# Moose, North Slope, Summit



## SidVicious (Aug 19, 2014)

Just wondering if anyone knows much about this unit. Is there good public land access? Enough moose on it to make it worth buring all those points? This is a unit I've been kind of interested in. Any info is appreciated. Thanks!


----------



## goofy elk (Dec 16, 2007)

Excelent unit!!!!!!

Here's the deal tho--It will take 20 points this years to get in the bonus draw.
And even with that, it will be 1 out of 3 chance to draw .......

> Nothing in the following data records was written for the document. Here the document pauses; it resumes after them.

def make_config(image_hw, batch=1, mc_samples=10, num_classes=8, anchors_per_location=9, device=0,
                dropout_rate=0.3, use_full_covar=True, bayes_od_config=None, nms_config=None,
                has_covar_head=True, dataset_name='bdd', orig_size=None, nms_variant='A',
                num_categorical_draws=30, layers=(3, 4, 5, 6, 7), precision='bf16', mc_sample_base=0,
                mc_ensemble_size=0, training=False, backbone_depth=50, pipeline_overlap=False):
    bo = bayes_od_config or {'ranking_method': 'score', 'dirichlet_prior': {'type': 'non_informative'},
                             'gaussian_prior': {'type': 'isotropic', 'isotropic_variance': 100000.0}}
    nms = nms_config or {'max_output_size': 100, 'iou_threshold': 0.5, 'soft_nms_sigma': 0.5}
    cfg = BodConfig()
    cfg.device = int(device)
    cfg.image_h, cfg.image_w = int(image_hw[0]), int(image_hw[1])
    cfg.batch, cfg.mc_samples = int(batch), int(mc_samples)
    cfg.num_classes = int(num_classes)
    cfg.anchors_per_location = int(anchors_per_location)
# ... 202 lines not shown
        u8 = C.POINTER(C.c_uint8)
        if images is None:
            ptr, on_dev = self.lib.bod_device_images(self.h), 1
        else:
            img = self._img(images)
            ptr, on_dev = img.ctypes.data, 0
        self._chk(self.lib.bod_train_step(self.h, ptr, on_dev, fptr(ct), fptr(bt), pm.ctypes.data_as(u8), nm.ctypes.data_as(u8),
                                          seed, first_image_id, int(reg_kind), float(label_smoothing), float(w_cls), float(w_reg),
                                          float(l2_rate), float(learning_rate), int(bool(apply_update)), out))
        keys = ("total_loss", "cls_loss", "reg_loss", "covariance_loss", "regularization_loss", "grad_norm")
        return dict(zip(keys, [out[i] for i in range(6)]))

    def train_gradients_view(self):
        import torch
        from .distributed import DeviceArray
        ptr, n = C.c_void_p(), C.c_int64()
        self._chk(self.lib.bod_train_gradients(self.h, C.byref(ptr), C.byref(n)))
        return torch.as_tensor(DeviceArray(ptr.value, (n.value,), "<f4"), device=torch.device("cuda", self.cfg.device))

    def train_apply(self, learning_rate):
        g = C.c_double()
        self._chk(self.lib.bod_train_apply(self.h, float(learning_rate), C.byref(g)))
        return g.value

    def train_get(self, layer, kind, shape, what="value"):
        kinds = {"kernel": 0, "bias": 1, "gamma": 2, "beta": 3}
        whats = {"value": 0, "grad": 1, "adam_m": 2, "adam_v": 3}
        out = np.empty(shape, np.float32)
        self._chk(self.lib.bod_train_get(self.h, layer.encode(), kinds[kind], whats[what], fptr(out), out.size))
        return out

    def train_set_moment(self, layer, kind, what, value):
        kinds = {"kernel": 0, "bias": 1, "gamma": 2, "beta": 3}
        whats = {"adam_m": 2, "adam_v": 3}
        a = as_f32(value)
        self._chk(self.lib.bod_train_set(self.h, layer.encode(), kinds[kind], whats[what], fptr(a), a.size))

    def train_step_count(self, set_to=None):
        got = C.c_int64(0)
        self._chk(self.lib.bod_train_step_count(self.h, C.byref(got), -1 if set_to is None else int(set_to)))
        return int(got.value)

    def validation_post(self):
        self._chk(self.lib.bod_validation_post(self.h))

    def num_kept(self):
        out = np.zeros(self.B, np.int32)
        self._chk(self.lib.bod_get_num_kept(self.h, iptr(out)))
        return out

    def get_posterior(self, image_index=0):
        m = int(self.num_kept()[image_index])
        counts = np.empty((m, self.Ccls), np.float32)
        score = np.empty((m, self.Ccls), np.float32)
        means = np.empty((m, 4), np.float32)
        covs = np.empty((m, 4, 4), np.float32)
        ranking = np.empty((m,), np.float32)
        aidx = np.empty((m,), np.int32)
        self._chk(self.lib.bod_get_posterior(self.h, image_index, fptr(counts), fptr(score), fptr(means),
                                             fptr(covs), fptr(ranking), iptr(aidx)))
        return {"counts": counts, "score": score, "means": means, "covs": covs, "ranking": ranking,
                "anchor_index": aidx}

    def set_posterior(self, image_index, counts, means, covs, ranking):
        counts, means, covs, ranking = as_f32(counts), as_f32(means).reshape(-1, 4), as_f32(covs), as_f32(ranking)
        m = means.shape[0]
        self._chk(self.lib.bod_set_posterior(self.h, image_index, m, fptr(counts), fptr(means), fptr(covs),
                                             fptr(ranking)))

    def nms(self):
        self._chk(self.lib.bod_nms(self.h))

    def get_nms(self, image_index=0):
        idx = np.zeros(self.K, np.int32)
        n = C.c_int32(0)
        self._chk(self.lib.bod_get_nms(self.h, image_index, iptr(idx), C.byref(n)))
        return idx[:n.value].copy()

    def _set_centres(self, image_index, centres):
        c = np.ascontiguousarray(centres, dtype=np.int32)
        self._chk(self.lib.bod_set_nms(self.h, image_index, iptr(c), c.shape[0]))

    def set_affinity(self, image_index, centre_columns):
        c = as_f32(centre_columns)
        self._chk(self.lib.bod_set_affinity(self.h, image_index, fptr(c), c.shape[0], c.shape[1]))

    def get_iou_matrix(self, image_index=0):
        m = int(self.num_kept()[image_index])
        out = np.empty((m, m), np.float32)
        if m:
            self._chk(self.lib.bod_get_iou_matrix(self.h, image_index, fptr(out)))
        return out

    def cluster_fuse(self):
        self._chk(self.lib.bod_cluster_fuse(self.h))

    def get_detections(self, image_index=0):
        k = self.K
        scores = np.empty((k, self.Ccls), np.float32)
        means = np.empty((k, 4), np.float32)
        covs = np.empty((k, 4, 4), np.float32)
        counts = np.empty((k, self.Ccls), np.float32)
        n = C.c_int32(0)
        self._chk(self.lib.bod_get_detections(self.h, image_index, C.byref(n), fptr(scores), fptr(means),
                                              fptr(covs), fptr(counts)))
        n = n.value
        return scores[:n].copy(), means[:n].copy(), covs[:n].copy(), counts[:n].copy()

    def get_detections_batch(self, out=None):
        b, k, c = self.B, self.K, self.Ccls
        if out is None:
            out = {"num": np.empty(b, np.int32), "scores": np.empty((b, k, c), np.float32),
                   "means": np.empty((b, k, 4), np.float32), "covs": np.empty((b, k, 4, 4), np.float32),
                   "counts": np.empty((b, k, c), np.float32)}
        self._chk(self.lib.bod_get_detections_batch(self.h, iptr(out["num"]), fptr(out["scores"]),
                                                    fptr(out["means"]), fptr(out["covs"]), fptr(out["counts"])))
        return out

    def wait_slot(self, slot):
        self._chk(self.lib.bod_collect(self.h, slot, None, None, None, None, None))

    def device_raw_pointers(self, mark_ready=False):
        ptrs = (C.c_void_p * 3)()
        self._chk(self.lib.bod_device_raw(self.h, ptrs, int(mark_ready)))
        return [ptrs[i] for i in range(3)]

    def device_detection_pointers(self, slot=0):
        ptrs = (C.c_void_p * 5)()
        self._chk(self.lib.bod_device_detections(self.h, slot, ptrs))
        b, k, c = self.B, self.K, self.Ccls
        shapes = [(b,), (b, k, c), (b, k, 4), (b, k, 16), (b, k, c)]
        names = ["num", "scores", "means", "covs", "counts"]
        return {n: (int(p), s) for n, p, s in zip(names, ptrs, shapes)}

    def bench_head_conv(self, layer=1, variant=0, iters=10):
        ms, fl = C.c_double(0), C.c_double(0)
        self._chk(self.lib.bod_bench_head_conv(self.h, layer, variant, iters, C.byref(ms), C.byref(fl)))
        return ms.value, fl.value

    def gather_detections(self, slot=-1, comm=None, world=1, rank=0, root=0, want_host=True):
        w = int(self.lib.bod_record_width(self.h))
        out = None
        dev = C.c_void_p(0)
        if rank == root and want_host:
            out = np.empty((world, self.B, self.K, w), np.float32)
        self._chk(self.lib.bod_gather_detections(self.h, int(slot), C.c_void_p(int(comm) if comm else 0), int(world), int(rank), int(root),
                                                 out.ctypes.data if out is not None else None,
                                                 C.byref(dev) if rank == root else None))
        if rank == root and not want_host:
            return int(dev.value or 0), (world, self.B, self.K, w)
        return out

    def plan_info(self):
        info = (C.c_int32 * 8)()
        self._chk(self.lib.bod_plan_info(self.h, info))
        return {"aggregating": bool(info[0]), "fused_head_outputs": bool(info[1]), "row_reuse": bool(info[2]),
                "fan_out_row_reuse": bool(info[3]), "ops": int(info[4]), "plane_row_reuse_layers": int(info[5]), "tower_mx": bool(info[6]), "tower_mx_format": int(info[6]),
                "sparse_tail": bool(info[7])}

    @property
    def aggregating(self):
        return self.plan_info()["aggregating"]

    def profile_begin(self, which=None):
        if which is not None:
            self._chk(self.lib.bod_profile_select(self.h, int(which)))
        self._chk(self.lib.bod_profile_begin(self.h))

    def profile_end(self):
        hm, pm, fl = C.c_double(0), C.c_double(0), C.c_double(0)
        hl, pl = C.c_int64(0), C.c_int64(0)
        self._chk(self.lib.bod_profile_end(self.h, C.byref(hm), C.byref(hl), C.byref(fl), C.byref(pm), C.byref(pl)))
        return {"head_conv_ms": hm.value, "head_conv_launches": hl.value, "head_conv_flops": fl.value,
                "posterior_ms": pm.value, "posterior_launches": pl.value}
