static int fe_run(LeleFrontend* fe, const LeleTensor* pcm, int64_t batch, int64_t pcm_len, LeleBuf* out,
                  bool want_logmel, int64_t* out_shape, int32_t* out_rank) {
    LeleCtx* ctx = fe->ctx;
    LELE_HIP_CHECK(hipSetDevice(ctx->device));
    LELE_REQUIRE(pcm->dtype == LELE_F32, "frontend: pcm must be f32");
    int64_t t_lfr = 0, cols = 0, nf = 0;
    lele_hip_frontend_out_rows(fe, pcm_len, &t_lfr, &cols, &nf);
    if (nf == 0 || batch == 0) {
        out->bytes = 0;
        if (out_rank) *out_rank = 0;
        return 0;
    }
    LELE_TRY(ctx->arena_reset());
    const void* dpcm = nullptr;
    LELE_TRY(ctx->dev_ptr(pcm, &dpcm));
    void* dmean = nullptr;
    LELE_TRY(ctx->get_scratch((size_t)batch * nf * sizeof(float), &dmean));
    const size_t out_elems = want_logmel ? (size_t)batch * nf * fe->cfg.n_mels : (size_t)batch * t_lfr * cols;
    LELE_TRY(out->reserve(out_elems * sizeof(float)));
    if (!fe->fast) {
        LELE_TRY(fe_generic(fe, (const float*)dpcm, batch, pcm_len, nf, t_lfr, cols, (float*)out->data, want_logmel, dmean));
        if (want_logmel) {
            if (batch == 1) return set_shape(out_shape, out_rank, {nf, fe->cfg.n_mels});
            return set_shape(out_shape, out_rank, {batch, nf, fe->cfg.n_mels});
        }
        return 0;
    }
    const int aligned16 = ((uintptr_t)dpcm % 16 == 0) && (pcm_len % 4 == 0);
    dim3 grid((unsigned)((nf + 63) / 64), (unsigned)batch);
    hipEvent_t* ev = nullptr;
    if (fe->profiling) {
        if (fe->events_used + 3 > fe->events.size()) {
            for (int i = 0; i < 3; ++i) {
                hipEvent_t e;
                LELE_HIP_CHECK(hipEventCreate(&e));
                fe->events.push_back(e);
            }
        }
        ev = &fe->events[fe->events_used];
        fe->events_used += 3;
        LELE_HIP_CHECK(hipEventRecord(ev[0], ctx->stream));
    }
    if (!fe->fused)
        hipLaunchKernelGGL(fe_frame_sum_kernel, grid, dim3(64), 0, ctx->stream, (const float*)dpcm, pcm_len, pcm_len, nf,
                           (float*)dmean, aligned16);
    if (ev) LELE_HIP_CHECK(hipEventRecord(ev[1], ctx->stream));
    const size_t mel_lds = (size_t)fe->dev.mel_steps * 16 * sizeof(float);
    float* o = want_logmel ? nullptr : (float*)out->data;
    float* lm = want_logmel ? (float*)out->data : nullptr;
#define FE_LAUNCH(MODE, STD, FUS)                                                                                     \
    hipLaunchKernelGGL((fe_main_kernel<MODE, STD, FUS>), grid, dim3(256), mel_lds, ctx->stream, (const float*)dpcm, \
                       pcm_len, nf, t_lfr, (const float*)dmean, fe->dev, o, lm, aligned16)
#define FE_LAUNCH2(MODE, STD) \
    do {                      \
        if (fe->fused)        \
            FE_LAUNCH(MODE, STD, true); \
        else                  \
            FE_LAUNCH(MODE, STD, false); \
    } while (0)
    if (fe->dpp_mode == 1) {
        if (fe->std_mel) FE_LAUNCH2(1, true); else FE_LAUNCH2(1, false);
    } else {
        if (fe->std_mel) FE_LAUNCH2(0, true); else FE_LAUNCH2(0, false);
    }
#undef FE_LAUNCH2
#undef FE_LAUNCH
    LELE_HIP_CHECK(hipGetLastError());
    if (ev) LELE_HIP_CHECK(hipEventRecord(ev[2], ctx->stream));
    if (want_logmel) {
        if (batch == 1) return set_shape(out_shape, out_rank, {nf, fe->cfg.n_mels});
        return set_shape(out_shape, out_rank, {batch, nf, fe->cfg.n_mels});
    }
    return 0;
}
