@@ -102,6 +102,20 @@
                          const int32_t* multiplicity,
                          const uint8_t* slot_shared, int32_t* enc,
                          int64_t count, sfem_stream_t stream);
+
+typedef struct sfem_cg_rider {
+  void* x;
+  const void* ring;
+  int64_t ring_stride;
+  int64_t begin, end;
+  const double* lazy;
+  const double* scalars;
+  int64_t iteration;
+  int32_t ring_slots;
+  int32_t lag;
+  int32_t riders;
+  int32_t slice;
+} sfem_cg_rider;
 
 typedef struct sfem_helmholtz_args {
   const void* u;
@@ -144,6 +158,7 @@
   int64_t layered_extent;
   int64_t dot_slots;
   const void* beta;
+  const sfem_cg_rider* rider;
   const void* kappa;
   const void* sigma;
   int32_t coef_mode;
@@ -257,11 +272,12 @@
 #define SFEM_CG_LAZY_MAX 8
 int sfem_cg_update_xp_lazy(void* x, void* pring, int64_t ring_stride,
                            const void* z, int64_t count, double* scalars,
-                           double* lazy, int m, int dtype,
+                           double* lazy, int m, int ride, int dtype,
                            sfem_stream_t stream);
 int sfem_cg_flush_x(void* x, const void* pring, int64_t ring_stride,
                     int64_t count, const double* scalars, double* lazy, int m,
-                    int dtype, sfem_stream_t stream);
+                    int ride, int64_t part_len, int64_t issued, int dtype,
+                    sfem_stream_t stream);
 #define SFEM_MAX_LAYERS 15
 #define SFEM_LAYER_CHUNK 512
 int sfem_cg_update_r_layered(void* r, const void* ap_ext, int64_t count,
diff --git a/swirl_fem_amd/_lib.py b/swirl_fem_amd/_lib.py
--- a/swirl_fem_amd/_lib.py
+++ b/swirl_fem_amd/_lib.py
@@ -8,7 +8,7 @@
 
 _HERE = os.path.dirname(os.path.abspath(__file__))
 LIB_PATH = switches.get('SFEM_LIB') or os.path.join(_HERE, 'libsfem_hip.so')
-ABI_VERSION = 9
+ABI_VERSION = 10
 
 SFEM_F32, SFEM_F64 = 0, 1
 SFEM_CG_NSCALARS_NAMED = 16
@@ -34,6 +34,15 @@
                               ctypes.c_void_p)
 
 
+class CgRider(ctypes.Structure):
+  _fields_ = [
+      ('x', c_ptr), ('ring', c_ptr), ('ring_stride', c_i64), ('begin', c_i64),
+      ('end', c_i64), ('lazy', c_ptr), ('scalars', c_ptr),
+      ('iteration', c_i64), ('ring_slots', c_i32), ('lag', c_i32),
+      ('riders', c_i32), ('slice', c_i32),
+  ]
+
+
 class HelmholtzArgs(ctypes.Structure):
   _fields_ = [
       ('u', c_ptr), ('out', c_ptr), ('enc', c_ptr), ('geo', c_ptr),
@@ -51,6 +60,7 @@
       ('chain_offsets', c_ptr), ('chain_elems', c_ptr), ('num_chains', c_i64),
       ('layered_extent', c_i64), ('dot_slots', c_i64),
       ('beta', c_ptr),
+      ('rider', ctypes.POINTER(CgRider)),
       ('kappa', c_ptr), ('sigma', c_ptr), ('coef_mode', c_i32),
   ]
 
@@ -169,9 +179,9 @@
                                      c_ptr, c_ptr, c_ptr, c_ptr, c_i64, c_ptr,
                                      c_i32, c_ptr],
     'sfem_cg_update_xp_lazy': [c_ptr, c_ptr, c_i64, c_ptr, c_i64, c_ptr, c_ptr,
-                               c_i32, c_i32, c_ptr],
+                               c_i32, c_i32, c_i32, c_ptr],
     'sfem_cg_flush_x': [c_ptr, c_ptr, c_i64, c_i64, c_ptr, c_ptr, c_i32, c_i32,
-                        c_ptr],
+                        c_i64, c_i64, c_i32, c_ptr],
     'sfem_cg_update_r_mean': [c_ptr, c_ptr, c_ptr, c_i64, c_ptr, c_ptr, c_i32,
                               c_ptr],
     'sfem_cg_update_xp_mean': [c_ptr, c_ptr, c_ptr, c_i64, c_ptr, c_ptr, c_dbl,
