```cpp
#define OG_ADAM_CHUNK         4096
#define OG_ADAM_NORM_CHUNK    8192
#define OG_ADAM_SCALARS       8
#define OG_ADAM_TOTAL_NORM    0
#define OG_ADAM_CLIP_COEF     1
#define OG_ADAM_STEP          2
#define OG_ADAM_LR            3
#define OG_ADAM_STEP_SIZE     4
#define OG_ADAM_INV_SQRT_BC2  5
typedef struct og_adam_layout_t {
    int64_t total;
    int64_t table_bytes;
    int64_t workspace_bytes;
    int32_t num_chunks;
    int32_t num_partials;
    int32_t chunk;
    int32_t reserved;
} og_adam_layout_t;
int og_adam_layout(int32_t count, const int64_t* numel, int64_t* offsets, int32_t* chunk_map, og_adam_layout_t* layout);
int og_adam_step(int32_t count, const void* const* params, const void* table_dev, const int32_t* chunk_map_dev, int32_t num_chunks,
                 int64_t total, float* grad, float* exp_avg, float* exp_avg_sq, double* workspace_dev, double lr, double gamma,
                 double beta1, double beta2, double eps, int32_t clip, double max_norm, void* stream);
// ... 30 lines not shown
```

openglue_amd/_lib.py:

```python
from __future__ import annotations

import ctypes as C
import os
from typing import Optional, Tuple

import torch

HERE = os.path.dirname(os.path.abspath(__file__))
LIB_PATH = os.environ.get("OPENGLUE_AMD_LIB") or os.path.join(HERE, "lib", "libopenglue_amd.so")

OG_ABI_VERSION = 14
OG_FLAG_RESIDUAL, OG_FLAG_USE_OFFSET, OG_FLAG_NO_DESCRIPTORS, OG_FLAG_SIREN_ENCODER, OG_FLAG_LINEAR_ATTENTION = 1, 2, 4, 8, 16
OG_FLAG_FAVOR_RELU = 32
OG_MAX_HIDDEN = 8
OG_MAX_RAGGED = 64
OG_ADAM_CHUNK, OG_ADAM_NORM_CHUNK, OG_ADAM_SCALARS = 4096, 8192, 8
OG_ADAM_TOTAL_NORM, OG_ADAM_CLIP_COEF, OG_ADAM_STEP, OG_ADAM_LR, OG_ADAM_STEP_SIZE, OG_ADAM_INV_SQRT_BC2 = range(6)
OG_STAGES = ("encoder_input", "gemm_f32", "attention", "sinkhorn", "matches", "gemm_f16x3", "mlp_fused")

_ERRORS = {-1: "OG_E_INVALID (null pointer / bad size)", -2: "OG_E_SHAPE (unsupported shape)",
           -3: "OG_E_ALIGN (pointer or leading dimension not 16-byte aligned)", -4: "OG_E_FLAG (unknown flag)",
           -5: "OG_E_RANGE (a folded weight is not finite)"}

c_float_p = C.POINTER(C.c_float)
# ... 21 lines not shown


class og_params(C.Structure):
    _fields_ = [("enc_conv", og_conv * (OG_MAX_HIDDEN + 1)), ("enc_bn", og_bn * OG_MAX_HIDDEN),
                ("layers", C.POINTER(og_layer_params)), ("linear_proj", og_conv), ("mix_coefs", C.c_void_p),
                ("dustbin_score", C.c_float)]


class og_inputs(C.Structure):
    _fields_ = [("keypoints0", C.c_void_p), ("keypoints1", C.c_void_p), ("descriptors0", C.c_void_p),
                ("descriptors1", C.c_void_p), ("side_info0", C.c_void_p), ("side_info1", C.c_void_p),
                ("image0_wh", C.c_float * 2), ("image1_wh", C.c_float * 2)]


class og_outputs(C.Structure):
    _fields_ = [("scores", C.c_void_p), ("context_descriptors0", C.c_void_p), ("context_descriptors1", C.c_void_p),
                ("matches0", C.c_void_p), ("matching_scores0", C.c_void_p), ("matches1", C.c_void_p),
                ("matching_scores1", C.c_void_p)]


class og_packed_layout_t(C.Structure):
    _fields_ = [("n_enc", C.c_int32), ("enc_k", C.c_int32 * (OG_MAX_HIDDEN + 1)), ("enc_out", C.c_int32 * (OG_MAX_HIDDEN + 1)),
                ("enc_w", C.c_int64 * (OG_MAX_HIDDEN + 1)), ("enc_b", C.c_int64 * (OG_MAX_HIDDEN + 1))] + \
               [(k, C.c_int64) for k in ("layer0", "layer_stride", "o_wqkv", "o_bqkv", "o_w0", "o_b0", "o_w3", "o_b3",
                                         "wp", "bp", "alpha", "dustbin", "total", "o_scale", "scales", "o_wmlp", "o_wqkvs", "o_wqkvb")]


class og_adam_layout_t(C.Structure):
    _fields_ = [("total", C.c_int64), ("table_bytes", C.c_int64), ("workspace_bytes", C.c_int64), ("num_chunks", C.c_int32),
                ("num_partials", C.c_int32), ("chunk", C.c_int32), ("reserved", C.c_int32)]
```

Tell you what, If I had 20 plus moose points I'd take that tag in a heart beat..:!:..


----------



## SidVicious (Aug 19, 2014)

Good to know! I'm not quite to the 20 points yet, but I'd rather hold out for a good unit than burn them just to hunt earlier. Thank you!


----------



## goofy elk (Dec 16, 2007)

Just did the math...

A guy with 18 points right now could still be out 25 years to get a bonus permit
on the North slope summit!

I'm SOOOOOOOO glad I spent my 18 points on the South Slope Yellowstone last year..:grin:

The moose point creep is INSANE....:!:.....


----------



## hazmat (Apr 23, 2009)

Excellent unit with some big bulls. Drawing out is the tough part of the hunt


----------



## SidVicious (Aug 19, 2014)

So, with point creep, if you had 14 to 16 points going in, is it worth it to look elsewhere? I'm just trying to get general ideas on what my plan of action should be.


----------



## mtnrunner260 (Feb 15, 2010)

Sid,
Last year there were 85 folks who had 17 points or greater that applied for the NS moose hunt. Currently there are 3 bonus tags per year with a total of 7.
So it could take a ton of years to draw or you could draw one of the 4 random tags next year.
The moose population could continue with it current decline and a tag will be even harder to pull or they may recover and tags could be increased making it easier to draw a tag.
We can all say "if it were me I'd ..." but its your tag it's up to you if you want to hunt a "lesser" unit before you could draw the NS tag.
Good luck and hope you draw soon.


----------



## goofy elk (Dec 16, 2007)

Ya,so.
3 bonus permits, 85 at 18+ points this year= 28.3 years to clear out this group..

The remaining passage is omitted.